_Exercise description_
Look for "blockIdx" in the records and copy every line that has it.

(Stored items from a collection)
● ● ● ● ●

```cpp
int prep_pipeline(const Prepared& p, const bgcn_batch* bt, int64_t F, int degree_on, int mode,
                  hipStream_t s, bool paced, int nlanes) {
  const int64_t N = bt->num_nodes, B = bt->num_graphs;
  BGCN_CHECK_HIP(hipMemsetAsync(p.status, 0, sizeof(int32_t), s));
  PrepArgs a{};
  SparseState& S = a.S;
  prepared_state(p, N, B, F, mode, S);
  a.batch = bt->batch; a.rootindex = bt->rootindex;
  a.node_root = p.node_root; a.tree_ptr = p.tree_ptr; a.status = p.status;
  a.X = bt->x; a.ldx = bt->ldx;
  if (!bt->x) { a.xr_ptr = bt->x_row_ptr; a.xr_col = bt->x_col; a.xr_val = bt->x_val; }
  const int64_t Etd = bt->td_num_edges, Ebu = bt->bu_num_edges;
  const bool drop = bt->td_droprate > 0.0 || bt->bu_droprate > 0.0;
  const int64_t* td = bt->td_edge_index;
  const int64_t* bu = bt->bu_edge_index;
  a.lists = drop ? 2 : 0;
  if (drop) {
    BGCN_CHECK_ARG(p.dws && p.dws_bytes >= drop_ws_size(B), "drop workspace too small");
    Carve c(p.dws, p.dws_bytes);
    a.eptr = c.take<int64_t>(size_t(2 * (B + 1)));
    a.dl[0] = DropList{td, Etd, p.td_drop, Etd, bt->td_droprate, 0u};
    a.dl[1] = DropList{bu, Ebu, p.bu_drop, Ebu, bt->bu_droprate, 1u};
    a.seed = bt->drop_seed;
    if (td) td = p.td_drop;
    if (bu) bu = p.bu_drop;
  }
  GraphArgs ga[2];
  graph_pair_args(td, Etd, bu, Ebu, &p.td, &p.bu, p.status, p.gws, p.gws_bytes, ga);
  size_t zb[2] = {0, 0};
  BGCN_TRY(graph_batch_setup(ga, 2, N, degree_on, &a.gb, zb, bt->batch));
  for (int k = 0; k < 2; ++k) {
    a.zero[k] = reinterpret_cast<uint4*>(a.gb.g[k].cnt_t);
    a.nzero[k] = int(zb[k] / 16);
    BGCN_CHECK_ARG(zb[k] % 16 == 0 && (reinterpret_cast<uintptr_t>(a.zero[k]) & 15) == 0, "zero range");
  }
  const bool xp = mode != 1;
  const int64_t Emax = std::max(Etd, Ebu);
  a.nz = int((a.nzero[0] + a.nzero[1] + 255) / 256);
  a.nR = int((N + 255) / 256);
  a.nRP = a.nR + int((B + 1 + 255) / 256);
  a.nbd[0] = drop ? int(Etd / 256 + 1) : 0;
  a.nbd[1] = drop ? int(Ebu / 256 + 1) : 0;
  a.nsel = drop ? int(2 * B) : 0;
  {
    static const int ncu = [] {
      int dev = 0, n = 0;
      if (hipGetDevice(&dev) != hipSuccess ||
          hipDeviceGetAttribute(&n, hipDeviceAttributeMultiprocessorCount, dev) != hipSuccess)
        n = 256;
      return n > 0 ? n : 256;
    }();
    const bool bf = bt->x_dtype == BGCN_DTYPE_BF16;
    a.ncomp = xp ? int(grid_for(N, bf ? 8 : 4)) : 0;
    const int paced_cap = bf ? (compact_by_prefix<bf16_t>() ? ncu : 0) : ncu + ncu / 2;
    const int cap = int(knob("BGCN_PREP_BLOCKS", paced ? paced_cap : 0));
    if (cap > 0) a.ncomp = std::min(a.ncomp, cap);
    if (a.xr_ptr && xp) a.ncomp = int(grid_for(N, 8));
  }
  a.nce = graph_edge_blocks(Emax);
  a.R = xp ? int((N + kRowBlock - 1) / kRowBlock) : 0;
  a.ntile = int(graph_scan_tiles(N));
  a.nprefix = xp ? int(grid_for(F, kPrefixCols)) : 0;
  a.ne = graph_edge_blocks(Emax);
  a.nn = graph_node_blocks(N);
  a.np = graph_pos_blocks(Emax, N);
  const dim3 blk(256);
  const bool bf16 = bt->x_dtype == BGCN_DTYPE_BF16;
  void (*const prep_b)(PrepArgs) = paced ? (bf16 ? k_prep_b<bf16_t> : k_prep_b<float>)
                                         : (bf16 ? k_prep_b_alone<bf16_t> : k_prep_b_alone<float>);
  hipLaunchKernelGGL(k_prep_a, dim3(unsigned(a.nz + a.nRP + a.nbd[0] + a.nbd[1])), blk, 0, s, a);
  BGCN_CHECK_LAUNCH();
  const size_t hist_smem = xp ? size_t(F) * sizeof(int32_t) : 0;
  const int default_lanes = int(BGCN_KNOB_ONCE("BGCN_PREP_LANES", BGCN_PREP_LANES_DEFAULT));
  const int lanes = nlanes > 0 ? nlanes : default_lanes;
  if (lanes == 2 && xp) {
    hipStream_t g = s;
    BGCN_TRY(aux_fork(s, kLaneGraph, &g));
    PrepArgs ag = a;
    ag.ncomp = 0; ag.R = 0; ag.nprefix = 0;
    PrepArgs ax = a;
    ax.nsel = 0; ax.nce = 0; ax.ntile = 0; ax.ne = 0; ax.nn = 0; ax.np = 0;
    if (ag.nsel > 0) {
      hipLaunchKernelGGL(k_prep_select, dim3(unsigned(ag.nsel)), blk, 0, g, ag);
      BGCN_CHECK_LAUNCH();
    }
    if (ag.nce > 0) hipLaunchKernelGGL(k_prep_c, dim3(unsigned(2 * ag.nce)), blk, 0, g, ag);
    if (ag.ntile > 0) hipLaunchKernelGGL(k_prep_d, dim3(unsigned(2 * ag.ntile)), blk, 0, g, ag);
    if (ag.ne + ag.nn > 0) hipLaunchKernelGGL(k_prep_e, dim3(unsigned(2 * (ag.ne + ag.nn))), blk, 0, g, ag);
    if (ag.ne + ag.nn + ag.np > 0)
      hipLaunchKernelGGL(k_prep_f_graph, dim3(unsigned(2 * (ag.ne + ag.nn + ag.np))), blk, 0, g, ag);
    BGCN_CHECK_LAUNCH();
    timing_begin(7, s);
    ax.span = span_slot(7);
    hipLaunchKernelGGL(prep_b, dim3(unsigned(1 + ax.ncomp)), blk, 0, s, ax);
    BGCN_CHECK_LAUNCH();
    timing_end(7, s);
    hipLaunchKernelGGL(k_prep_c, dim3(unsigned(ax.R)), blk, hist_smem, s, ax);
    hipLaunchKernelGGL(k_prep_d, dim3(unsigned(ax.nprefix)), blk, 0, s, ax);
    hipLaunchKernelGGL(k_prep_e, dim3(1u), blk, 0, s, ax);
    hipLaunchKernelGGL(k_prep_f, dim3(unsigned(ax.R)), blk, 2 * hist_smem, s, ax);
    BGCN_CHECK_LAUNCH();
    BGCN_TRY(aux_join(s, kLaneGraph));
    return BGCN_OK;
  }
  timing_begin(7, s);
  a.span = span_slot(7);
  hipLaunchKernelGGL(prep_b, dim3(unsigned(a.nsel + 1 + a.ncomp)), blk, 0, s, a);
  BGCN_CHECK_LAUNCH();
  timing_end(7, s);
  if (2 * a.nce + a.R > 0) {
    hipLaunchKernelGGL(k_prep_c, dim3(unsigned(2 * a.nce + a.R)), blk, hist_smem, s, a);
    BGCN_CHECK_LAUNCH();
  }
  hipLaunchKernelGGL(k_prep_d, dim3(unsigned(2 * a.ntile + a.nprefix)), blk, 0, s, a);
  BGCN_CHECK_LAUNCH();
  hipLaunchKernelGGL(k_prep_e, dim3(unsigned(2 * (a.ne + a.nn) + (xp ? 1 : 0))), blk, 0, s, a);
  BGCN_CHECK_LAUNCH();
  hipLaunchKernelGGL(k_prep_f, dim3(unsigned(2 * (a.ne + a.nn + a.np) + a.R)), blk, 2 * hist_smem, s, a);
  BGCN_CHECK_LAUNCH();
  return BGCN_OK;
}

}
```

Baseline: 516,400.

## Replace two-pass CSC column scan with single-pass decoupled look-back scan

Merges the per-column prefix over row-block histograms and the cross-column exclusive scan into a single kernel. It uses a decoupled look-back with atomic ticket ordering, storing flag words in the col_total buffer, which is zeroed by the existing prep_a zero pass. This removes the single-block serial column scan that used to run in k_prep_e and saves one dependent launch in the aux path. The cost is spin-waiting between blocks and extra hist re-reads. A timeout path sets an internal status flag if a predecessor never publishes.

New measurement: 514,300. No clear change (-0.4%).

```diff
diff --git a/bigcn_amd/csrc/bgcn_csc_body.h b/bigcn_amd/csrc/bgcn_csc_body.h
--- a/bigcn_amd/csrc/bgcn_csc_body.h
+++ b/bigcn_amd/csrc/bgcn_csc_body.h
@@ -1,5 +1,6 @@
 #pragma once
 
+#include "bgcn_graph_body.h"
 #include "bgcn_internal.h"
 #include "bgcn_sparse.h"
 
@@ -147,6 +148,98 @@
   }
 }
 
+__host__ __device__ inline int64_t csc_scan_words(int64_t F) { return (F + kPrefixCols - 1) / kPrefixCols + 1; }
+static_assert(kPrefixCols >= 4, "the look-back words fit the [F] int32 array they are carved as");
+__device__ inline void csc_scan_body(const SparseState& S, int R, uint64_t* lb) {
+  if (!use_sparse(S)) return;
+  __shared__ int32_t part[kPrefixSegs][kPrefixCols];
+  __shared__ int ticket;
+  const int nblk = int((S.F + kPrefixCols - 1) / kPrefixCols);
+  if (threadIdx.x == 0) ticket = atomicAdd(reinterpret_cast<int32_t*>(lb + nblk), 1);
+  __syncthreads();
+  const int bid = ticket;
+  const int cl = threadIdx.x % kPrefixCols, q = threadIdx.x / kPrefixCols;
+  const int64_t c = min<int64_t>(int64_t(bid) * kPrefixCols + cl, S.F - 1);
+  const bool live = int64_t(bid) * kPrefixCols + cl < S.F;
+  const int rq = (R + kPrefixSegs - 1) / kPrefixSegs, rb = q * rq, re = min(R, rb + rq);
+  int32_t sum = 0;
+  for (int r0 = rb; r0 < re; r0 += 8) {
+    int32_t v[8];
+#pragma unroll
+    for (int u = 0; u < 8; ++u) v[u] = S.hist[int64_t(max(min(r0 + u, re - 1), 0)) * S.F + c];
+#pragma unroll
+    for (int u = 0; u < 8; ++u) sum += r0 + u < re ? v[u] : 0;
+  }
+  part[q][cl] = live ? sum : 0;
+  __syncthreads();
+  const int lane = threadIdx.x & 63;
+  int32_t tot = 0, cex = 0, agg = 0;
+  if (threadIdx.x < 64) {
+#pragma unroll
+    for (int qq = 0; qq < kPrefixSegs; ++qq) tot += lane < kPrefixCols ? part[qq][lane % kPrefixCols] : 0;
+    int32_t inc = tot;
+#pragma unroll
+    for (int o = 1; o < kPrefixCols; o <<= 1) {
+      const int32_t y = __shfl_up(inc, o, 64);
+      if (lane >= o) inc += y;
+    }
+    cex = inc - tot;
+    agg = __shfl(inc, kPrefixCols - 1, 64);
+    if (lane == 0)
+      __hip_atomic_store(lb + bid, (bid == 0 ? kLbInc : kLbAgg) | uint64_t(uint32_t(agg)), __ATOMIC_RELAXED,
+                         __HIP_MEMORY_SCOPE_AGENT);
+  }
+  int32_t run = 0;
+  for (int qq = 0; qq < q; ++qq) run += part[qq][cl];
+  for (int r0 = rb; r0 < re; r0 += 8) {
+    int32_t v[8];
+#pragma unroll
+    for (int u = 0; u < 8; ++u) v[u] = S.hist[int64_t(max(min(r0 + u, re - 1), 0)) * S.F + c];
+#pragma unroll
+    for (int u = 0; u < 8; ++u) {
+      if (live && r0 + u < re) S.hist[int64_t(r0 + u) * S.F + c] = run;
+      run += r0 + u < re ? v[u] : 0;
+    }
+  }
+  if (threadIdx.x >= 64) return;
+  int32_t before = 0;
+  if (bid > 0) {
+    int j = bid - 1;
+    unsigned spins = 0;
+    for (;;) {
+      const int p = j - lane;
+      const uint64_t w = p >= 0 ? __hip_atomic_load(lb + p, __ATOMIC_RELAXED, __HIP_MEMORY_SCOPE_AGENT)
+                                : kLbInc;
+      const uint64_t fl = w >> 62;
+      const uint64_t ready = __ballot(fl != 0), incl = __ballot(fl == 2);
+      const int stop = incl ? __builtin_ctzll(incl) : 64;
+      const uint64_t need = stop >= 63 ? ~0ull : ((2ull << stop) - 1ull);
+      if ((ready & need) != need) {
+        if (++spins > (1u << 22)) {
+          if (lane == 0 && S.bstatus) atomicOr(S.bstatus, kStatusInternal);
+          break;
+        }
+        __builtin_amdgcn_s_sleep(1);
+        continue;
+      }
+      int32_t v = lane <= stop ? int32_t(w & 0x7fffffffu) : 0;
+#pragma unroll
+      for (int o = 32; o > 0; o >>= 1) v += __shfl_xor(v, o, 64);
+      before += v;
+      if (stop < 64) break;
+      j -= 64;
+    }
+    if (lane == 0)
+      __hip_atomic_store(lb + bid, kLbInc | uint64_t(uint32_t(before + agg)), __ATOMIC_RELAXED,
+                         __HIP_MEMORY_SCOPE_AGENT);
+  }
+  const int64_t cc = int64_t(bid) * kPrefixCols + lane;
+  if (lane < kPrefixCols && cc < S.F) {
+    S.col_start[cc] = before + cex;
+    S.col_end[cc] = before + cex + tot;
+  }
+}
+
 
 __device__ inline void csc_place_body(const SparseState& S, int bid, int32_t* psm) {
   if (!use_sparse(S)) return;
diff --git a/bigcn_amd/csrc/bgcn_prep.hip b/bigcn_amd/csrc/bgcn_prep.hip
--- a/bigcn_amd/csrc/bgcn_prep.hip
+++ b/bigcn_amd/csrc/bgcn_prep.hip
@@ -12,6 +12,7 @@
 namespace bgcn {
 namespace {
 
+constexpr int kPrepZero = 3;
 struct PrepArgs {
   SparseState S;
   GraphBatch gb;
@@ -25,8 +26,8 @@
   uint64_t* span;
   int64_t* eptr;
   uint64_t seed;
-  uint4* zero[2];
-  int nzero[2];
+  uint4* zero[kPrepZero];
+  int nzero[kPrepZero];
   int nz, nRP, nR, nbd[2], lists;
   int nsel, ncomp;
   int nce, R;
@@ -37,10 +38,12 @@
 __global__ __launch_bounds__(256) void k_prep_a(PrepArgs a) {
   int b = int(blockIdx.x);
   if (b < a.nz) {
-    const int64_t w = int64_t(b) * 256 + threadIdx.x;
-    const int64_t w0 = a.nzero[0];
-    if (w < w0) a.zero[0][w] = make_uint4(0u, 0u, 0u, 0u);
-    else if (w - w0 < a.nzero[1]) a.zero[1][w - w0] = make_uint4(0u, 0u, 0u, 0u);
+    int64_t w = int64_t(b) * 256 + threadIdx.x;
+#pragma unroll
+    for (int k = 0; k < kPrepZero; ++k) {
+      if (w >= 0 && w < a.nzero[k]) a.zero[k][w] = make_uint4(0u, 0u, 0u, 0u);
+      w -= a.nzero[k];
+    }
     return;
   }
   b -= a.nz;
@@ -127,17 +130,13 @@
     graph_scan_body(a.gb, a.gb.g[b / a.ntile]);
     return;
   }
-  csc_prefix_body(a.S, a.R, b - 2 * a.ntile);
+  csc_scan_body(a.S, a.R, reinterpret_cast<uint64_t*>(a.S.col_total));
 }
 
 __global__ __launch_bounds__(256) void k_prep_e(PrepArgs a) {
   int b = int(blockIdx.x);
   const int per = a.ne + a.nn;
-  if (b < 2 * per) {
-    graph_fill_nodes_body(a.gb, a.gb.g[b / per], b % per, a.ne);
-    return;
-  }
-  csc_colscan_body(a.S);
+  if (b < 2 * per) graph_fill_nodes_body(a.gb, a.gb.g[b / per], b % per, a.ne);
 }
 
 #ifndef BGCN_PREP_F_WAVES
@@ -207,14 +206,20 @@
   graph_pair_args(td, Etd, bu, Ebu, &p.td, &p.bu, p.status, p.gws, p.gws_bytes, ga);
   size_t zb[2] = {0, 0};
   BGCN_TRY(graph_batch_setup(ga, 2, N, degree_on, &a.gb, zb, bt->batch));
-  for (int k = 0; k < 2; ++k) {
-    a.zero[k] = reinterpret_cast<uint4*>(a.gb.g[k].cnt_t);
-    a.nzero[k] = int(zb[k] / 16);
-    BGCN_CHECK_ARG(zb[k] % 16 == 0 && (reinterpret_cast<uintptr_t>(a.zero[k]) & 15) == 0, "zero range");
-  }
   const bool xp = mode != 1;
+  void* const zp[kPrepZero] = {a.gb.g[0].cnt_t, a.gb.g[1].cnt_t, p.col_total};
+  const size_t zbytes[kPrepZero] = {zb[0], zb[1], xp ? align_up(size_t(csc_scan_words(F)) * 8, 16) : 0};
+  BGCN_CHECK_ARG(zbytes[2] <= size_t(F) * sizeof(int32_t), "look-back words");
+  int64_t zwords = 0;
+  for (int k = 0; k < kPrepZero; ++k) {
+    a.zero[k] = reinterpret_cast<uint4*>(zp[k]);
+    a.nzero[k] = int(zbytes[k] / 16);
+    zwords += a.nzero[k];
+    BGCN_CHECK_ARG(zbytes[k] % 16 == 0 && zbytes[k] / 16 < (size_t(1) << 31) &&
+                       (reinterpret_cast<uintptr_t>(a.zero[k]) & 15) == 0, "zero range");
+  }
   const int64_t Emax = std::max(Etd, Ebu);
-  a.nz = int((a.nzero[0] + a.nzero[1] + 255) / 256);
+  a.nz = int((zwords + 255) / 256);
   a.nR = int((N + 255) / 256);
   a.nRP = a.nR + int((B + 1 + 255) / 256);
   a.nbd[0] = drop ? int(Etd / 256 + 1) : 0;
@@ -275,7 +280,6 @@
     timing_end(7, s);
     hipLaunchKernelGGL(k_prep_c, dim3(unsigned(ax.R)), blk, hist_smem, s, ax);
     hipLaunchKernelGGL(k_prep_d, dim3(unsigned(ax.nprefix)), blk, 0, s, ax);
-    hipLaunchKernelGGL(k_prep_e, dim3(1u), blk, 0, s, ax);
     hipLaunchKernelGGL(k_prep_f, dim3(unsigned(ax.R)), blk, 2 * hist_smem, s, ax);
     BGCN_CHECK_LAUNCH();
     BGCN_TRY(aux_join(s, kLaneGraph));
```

● ● ● ● ●

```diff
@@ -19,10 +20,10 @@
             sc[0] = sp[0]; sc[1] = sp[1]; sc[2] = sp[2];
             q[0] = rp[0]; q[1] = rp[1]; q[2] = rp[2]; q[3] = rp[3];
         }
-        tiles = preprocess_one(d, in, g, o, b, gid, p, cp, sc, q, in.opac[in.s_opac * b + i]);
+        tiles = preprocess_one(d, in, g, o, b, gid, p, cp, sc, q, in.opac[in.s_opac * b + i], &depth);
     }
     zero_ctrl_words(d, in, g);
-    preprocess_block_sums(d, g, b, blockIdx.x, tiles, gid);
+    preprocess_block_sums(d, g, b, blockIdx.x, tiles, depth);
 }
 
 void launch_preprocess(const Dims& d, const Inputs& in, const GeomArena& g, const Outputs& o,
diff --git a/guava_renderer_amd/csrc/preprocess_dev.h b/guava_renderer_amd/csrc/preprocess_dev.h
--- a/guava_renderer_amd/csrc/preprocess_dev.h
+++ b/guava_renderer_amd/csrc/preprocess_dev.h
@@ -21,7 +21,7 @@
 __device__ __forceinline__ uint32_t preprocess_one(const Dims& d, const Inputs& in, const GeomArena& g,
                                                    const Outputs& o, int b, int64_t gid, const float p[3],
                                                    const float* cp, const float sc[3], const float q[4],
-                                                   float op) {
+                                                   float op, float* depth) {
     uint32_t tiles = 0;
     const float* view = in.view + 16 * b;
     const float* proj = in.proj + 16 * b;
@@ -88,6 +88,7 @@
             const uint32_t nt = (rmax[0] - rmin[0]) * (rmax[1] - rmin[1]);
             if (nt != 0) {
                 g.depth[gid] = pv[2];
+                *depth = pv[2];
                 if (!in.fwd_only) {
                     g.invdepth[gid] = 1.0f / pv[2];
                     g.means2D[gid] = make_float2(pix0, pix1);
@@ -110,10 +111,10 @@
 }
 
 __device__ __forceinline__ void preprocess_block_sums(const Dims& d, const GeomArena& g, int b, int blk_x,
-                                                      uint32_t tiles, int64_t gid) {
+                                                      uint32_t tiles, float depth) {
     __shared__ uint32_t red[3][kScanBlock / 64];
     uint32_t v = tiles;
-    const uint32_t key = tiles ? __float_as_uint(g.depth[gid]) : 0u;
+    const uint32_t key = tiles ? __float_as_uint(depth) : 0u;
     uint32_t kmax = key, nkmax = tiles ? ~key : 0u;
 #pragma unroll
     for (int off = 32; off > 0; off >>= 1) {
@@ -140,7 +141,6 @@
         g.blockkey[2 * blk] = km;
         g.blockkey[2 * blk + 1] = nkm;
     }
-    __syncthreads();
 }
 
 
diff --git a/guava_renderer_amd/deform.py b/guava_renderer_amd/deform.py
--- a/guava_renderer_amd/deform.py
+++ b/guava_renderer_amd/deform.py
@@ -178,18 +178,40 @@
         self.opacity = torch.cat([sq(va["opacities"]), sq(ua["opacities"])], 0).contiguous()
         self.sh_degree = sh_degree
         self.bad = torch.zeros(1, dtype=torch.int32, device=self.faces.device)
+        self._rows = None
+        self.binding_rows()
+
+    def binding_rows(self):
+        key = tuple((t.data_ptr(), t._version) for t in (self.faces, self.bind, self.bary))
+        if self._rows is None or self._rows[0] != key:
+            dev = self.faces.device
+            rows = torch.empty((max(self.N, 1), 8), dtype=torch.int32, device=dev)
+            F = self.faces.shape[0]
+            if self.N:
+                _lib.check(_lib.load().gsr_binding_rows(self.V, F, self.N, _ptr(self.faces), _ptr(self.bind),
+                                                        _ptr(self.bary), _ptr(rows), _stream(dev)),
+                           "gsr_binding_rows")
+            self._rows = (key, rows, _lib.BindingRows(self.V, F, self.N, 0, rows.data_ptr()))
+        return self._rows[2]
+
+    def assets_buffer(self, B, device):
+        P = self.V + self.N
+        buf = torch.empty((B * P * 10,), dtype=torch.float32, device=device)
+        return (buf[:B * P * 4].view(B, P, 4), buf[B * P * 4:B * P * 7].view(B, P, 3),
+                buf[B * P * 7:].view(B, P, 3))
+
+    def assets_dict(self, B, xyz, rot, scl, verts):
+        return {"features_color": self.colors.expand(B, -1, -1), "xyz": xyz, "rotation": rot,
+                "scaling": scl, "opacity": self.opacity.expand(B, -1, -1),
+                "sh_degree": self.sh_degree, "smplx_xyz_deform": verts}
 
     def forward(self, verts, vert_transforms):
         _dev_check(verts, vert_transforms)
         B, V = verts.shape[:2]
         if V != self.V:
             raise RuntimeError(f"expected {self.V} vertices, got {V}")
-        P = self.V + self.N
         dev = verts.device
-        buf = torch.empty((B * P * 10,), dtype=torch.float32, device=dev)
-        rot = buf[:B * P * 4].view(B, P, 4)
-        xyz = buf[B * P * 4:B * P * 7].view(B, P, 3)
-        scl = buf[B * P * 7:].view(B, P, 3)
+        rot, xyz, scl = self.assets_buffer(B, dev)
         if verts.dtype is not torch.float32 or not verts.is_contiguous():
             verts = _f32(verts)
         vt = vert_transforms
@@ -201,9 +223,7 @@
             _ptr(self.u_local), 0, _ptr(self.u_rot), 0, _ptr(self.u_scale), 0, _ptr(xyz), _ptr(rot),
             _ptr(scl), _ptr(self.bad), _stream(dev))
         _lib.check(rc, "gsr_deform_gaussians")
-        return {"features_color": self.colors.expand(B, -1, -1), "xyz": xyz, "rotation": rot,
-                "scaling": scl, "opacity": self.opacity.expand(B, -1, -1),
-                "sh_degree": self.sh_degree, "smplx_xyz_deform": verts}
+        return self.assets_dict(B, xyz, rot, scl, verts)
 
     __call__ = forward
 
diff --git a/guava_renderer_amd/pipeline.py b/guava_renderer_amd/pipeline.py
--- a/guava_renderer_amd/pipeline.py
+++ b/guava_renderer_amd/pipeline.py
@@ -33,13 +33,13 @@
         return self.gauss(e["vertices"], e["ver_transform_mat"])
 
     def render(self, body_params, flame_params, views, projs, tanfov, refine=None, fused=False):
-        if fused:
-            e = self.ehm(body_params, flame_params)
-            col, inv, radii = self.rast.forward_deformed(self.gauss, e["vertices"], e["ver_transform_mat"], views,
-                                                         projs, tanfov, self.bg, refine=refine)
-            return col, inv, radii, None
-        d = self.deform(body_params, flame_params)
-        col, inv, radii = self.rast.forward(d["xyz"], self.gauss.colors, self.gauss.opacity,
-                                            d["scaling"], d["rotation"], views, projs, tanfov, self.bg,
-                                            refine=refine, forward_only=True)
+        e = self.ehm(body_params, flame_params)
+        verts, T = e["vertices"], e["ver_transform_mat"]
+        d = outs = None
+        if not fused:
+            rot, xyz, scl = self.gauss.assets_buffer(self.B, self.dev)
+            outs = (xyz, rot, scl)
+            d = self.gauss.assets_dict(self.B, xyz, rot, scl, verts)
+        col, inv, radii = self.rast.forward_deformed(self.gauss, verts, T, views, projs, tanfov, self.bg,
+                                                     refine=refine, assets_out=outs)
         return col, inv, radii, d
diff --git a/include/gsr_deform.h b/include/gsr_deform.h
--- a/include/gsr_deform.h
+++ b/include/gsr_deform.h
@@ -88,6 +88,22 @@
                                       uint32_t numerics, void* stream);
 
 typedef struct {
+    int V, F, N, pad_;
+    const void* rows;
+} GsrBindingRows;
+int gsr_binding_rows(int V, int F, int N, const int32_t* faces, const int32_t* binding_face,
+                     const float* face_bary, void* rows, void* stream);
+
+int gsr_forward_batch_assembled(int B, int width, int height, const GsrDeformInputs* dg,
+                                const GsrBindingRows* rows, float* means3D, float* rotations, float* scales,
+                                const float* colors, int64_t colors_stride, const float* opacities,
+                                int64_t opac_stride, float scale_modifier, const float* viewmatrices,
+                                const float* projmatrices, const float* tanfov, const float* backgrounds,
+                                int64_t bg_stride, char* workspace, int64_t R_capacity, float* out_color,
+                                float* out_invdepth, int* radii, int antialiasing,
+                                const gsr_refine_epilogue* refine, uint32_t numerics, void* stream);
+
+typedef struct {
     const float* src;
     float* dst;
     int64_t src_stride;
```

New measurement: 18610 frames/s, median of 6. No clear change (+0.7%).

● ● ● ● ●

_Answer to the exercise_
   int b = int(blockIdx.x);
   int b = int(blockIdx.x);
-    preprocess_block_sums(d, g, b, blockIdx.x, tiles, gid);
+    preprocess_block_sums(d, g, b, blockIdx.x, tiles, depth);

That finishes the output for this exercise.